Sleep, ergonomics, and daily load
Community-derivedPractical tool
Exercise work happens once a day. The other 23 hours — how you sleep, sit, type, and carry things — determine whether that work sticks or gets undone.
Sleep
- MedCline pillow (body pillow + wedge with arm cutout) is cited by multiple community members as the single best sleep upgrade.
- Sleep on the non-affected side with the affected arm supported forward, not compressed underneath.
- Avoid sleeping on your back with arms overhead — classic position for reproducing symptoms at night.
Workstation
- Arm rests — keep shoulders supported and slightly elevated, not hanging.
- Split keyboard and vertical mouse — reduces the internal rotation and forward reach that tightens pec minor.

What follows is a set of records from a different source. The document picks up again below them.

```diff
diff --git a/padel_analytics_amd/csrc/h2_common.h b/padel_analytics_amd/csrc/h2_common.h
--- a/padel_analytics_amd/csrc/h2_common.h
+++ b/padel_analytics_amd/csrc/h2_common.h
@@ -53,16 +53,25 @@
     return h2_decode4(__builtin_bit_cast(h16x4, hd), __builtin_bit_cast(h16x4, md));
 }
 
-template <int MF, int NF, int ACT, bool RES, bool F32OUT>
+constexpr int kH2LdsVecB = 4096;
+typedef __attribute__((address_space(3))) const f32x4 h2_lds_f32x4;
+typedef __attribute__((address_space(3))) const float h2_lds_f32;
+template <int MF, int NF, int ACT, bool RES, bool F32OUT, bool LDSV = false>
 __device__ __forceinline__ void h2_epilogue_fast(const ConvArgs& a, const f32x4 (&mainacc)[MF][NF], const f32x4 (&cross)[MF][NF],
-                                                 const int (&mpix)[MF], int fw, int lq, bool& bad) {
+                                                 const int (&mpix)[MF], int fw, int lq, bool& bad, unsigned ldsv = 0) {
     static_assert(!(RES && F32OUT), "fp32 head maps have no residual");
+    static_assert(!(RES && LDSV), "a residual is a global load: not for kernels that keep requests in flight across the epilogue");
     f32x4 b[NF], sc[NF];
 #pragma unroll
     for (int j = 0; j < NF; ++j) {
         const int co0 = (fw + j) * 16 + lq * 4;
-        b[j] = *reinterpret_cast<const f32x4*>(a.bias + co0);
-        sc[j] = *reinterpret_cast<const f32x4*>(a.oscale + co0);
+        if constexpr (LDSV) {
+            b[j] = *reinterpret_cast<h2_lds_f32x4*>(ldsv + (unsigned)co0 * 4u);
+            sc[j] = *reinterpret_cast<h2_lds_f32x4*>(ldsv + (unsigned)kH2LdsVecB + (unsigned)co0 * 4u);
+        } else {
+            b[j] = *reinterpret_cast<const f32x4*>(a.bias + co0);
+            sc[j] = *reinterpret_cast<const f32x4*>(a.oscale + co0);
+        }
     }
     if constexpr (F32OUT) {
         float* op[MF];
@@ -131,9 +140,9 @@
     }
 }
 
-template <int MF, int NF, int ACT, bool RES>
+template <int MF, int NF, int ACT, bool RES, bool LDSV = false>
 __device__ __forceinline__ void h2_epilogue_slow(const ConvArgs& a, const f32x4 (&mainacc)[MF][NF], const f32x4 (&cross)[MF][NF],
-                                                 const int (&mpix)[MF], int fw, int lq, bool& bad) {
+                                                 const int (&mpix)[MF], int fw, int lq, bool& bad, unsigned ldsv = 0) {
     char* const outb = reinterpret_cast<char*>(a.out);
     const char* const resb = reinterpret_cast<const char*>(a.res);
 #pragma unroll
@@ -141,7 +150,15 @@
         const int co0 = (fw + j) * 16 + lq * 4;
         f32x4 b, sc;
 #pragma unroll
-        for (int r = 0; r < 4; ++r) { b[r] = a.bias[min(co0 + r, a.n16 * 16 - 1)]; sc[r] = a.oscale[min(co0 + r, a.n16 * 16 - 1)]; }
+        for (int r = 0; r < 4; ++r) {
+            const int cc = min(co0 + r, a.n16 * 16 - 1);
+            if constexpr (LDSV) {
+                b[r] = *reinterpret_cast<h2_lds_f32*>(ldsv + (unsigned)cc * 4u);
+                sc[r] = *reinterpret_cast<h2_lds_f32*>(ldsv + (unsigned)kH2LdsVecB + (unsigned)cc * 4u);
+            } else {
+                b[r] = a.bias[cc]; sc[r] = a.oscale[cc];
+            }
+        }
 #pragma unroll
         for (int f = 0; f < MF; ++f) {
             const int m = mpix[f];
@@ -173,6 +190,28 @@
             }
         }
     }
+}
+
+template <int MF, int NF, bool LDSV>
+__device__ __forceinline__ void h2_epilogue(const ConvArgs& a, const f32x4 (&mainacc)[MF][NF], const f32x4 (&cross)[MF][NF],
+                                            const int (&mpix)[MF], int fw, int lq, bool fast, unsigned ldsv) {
+    static_assert(LDSV, "the global-load form takes no LDS offset");
+    const bool wide = fast && (a.out_f32 || (((a.out_choff | a.out_cs) & 15) == 0));
+    bool bad = false;
+#define PADEL_H2_EPI(ACT_)                                                                                        \
+    do {                                                                                                          \
+        if (wide) {                                                                                               \
+            if (a.out_f32) h2_epilogue_fast<MF, NF, ACT_, false, true, true>(a, mainacc, cross, mpix, fw, lq, bad, ldsv); \
+            else h2_epilogue_fast<MF, NF, ACT_, false, false, true>(a, mainacc, cross, mpix, fw, lq, bad, ldsv);  \
+        } else h2_epilogue_slow<MF, NF, ACT_, false, true>(a, mainacc, cross, mpix, fw, lq, bad, ldsv);           \
+    } while (0)
+    if (a.act == ACT_SILU) PADEL_H2_EPI(ACT_SILU);
+    else if (a.act == ACT_RELU) PADEL_H2_EPI(ACT_RELU);
+    else if (a.act == ACT_SIGMOID) PADEL_H2_EPI(ACT_SIGMOID);
+    else if (a.act == ACT_LEAKY) PADEL_H2_EPI(ACT_LEAKY);
+    else PADEL_H2_EPI(ACT_NONE);
+#undef PADEL_H2_EPI
+    if (!a.out_f32) h2_raise(a.ovf_flag, bad);
 }
 
 template <int MF, int NF>
```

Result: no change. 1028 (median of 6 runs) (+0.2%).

- Monitor at eye level — forward head posture crushes the thoracic outlet; look forward, not down.
- Voice-to-text — multiple community members switch to dictation to reduce arm load; macOS and iOS have usable dictation built in.
- Timer-based movement breaks — every 30–45 minutes, stand, reset posture, do 30 seconds of active mobility.
Daily load
- Backpacks, not shoulder bags — and loaded on both straps, not one.
- Carry groceries in a cart or split between both arms; avoid single heavy load on the affected side.
- Heat helps nerve pain specifically — hot baths, heating pads on the neck/shoulder region.
- Ice at night helps some users; others find it aggravating. Experiment.
A realistic timeline
Community-derivedPractical tool
Conservative nTOS treatment is usually a months-to-years process, not weeks. Expectations matter, but so does reassessment: if a plan is consistently worsening symptoms or not matching the suspected compression pattern, "more time" is not always the answer.
Flares are normal
Recovery is not linear. Expect occasional flares — after overuse, stress, illness, or sometimes for no clear reason. A flare is not a failure of the protocol; it's data about your current tolerance. Back off, recover, and return to the work.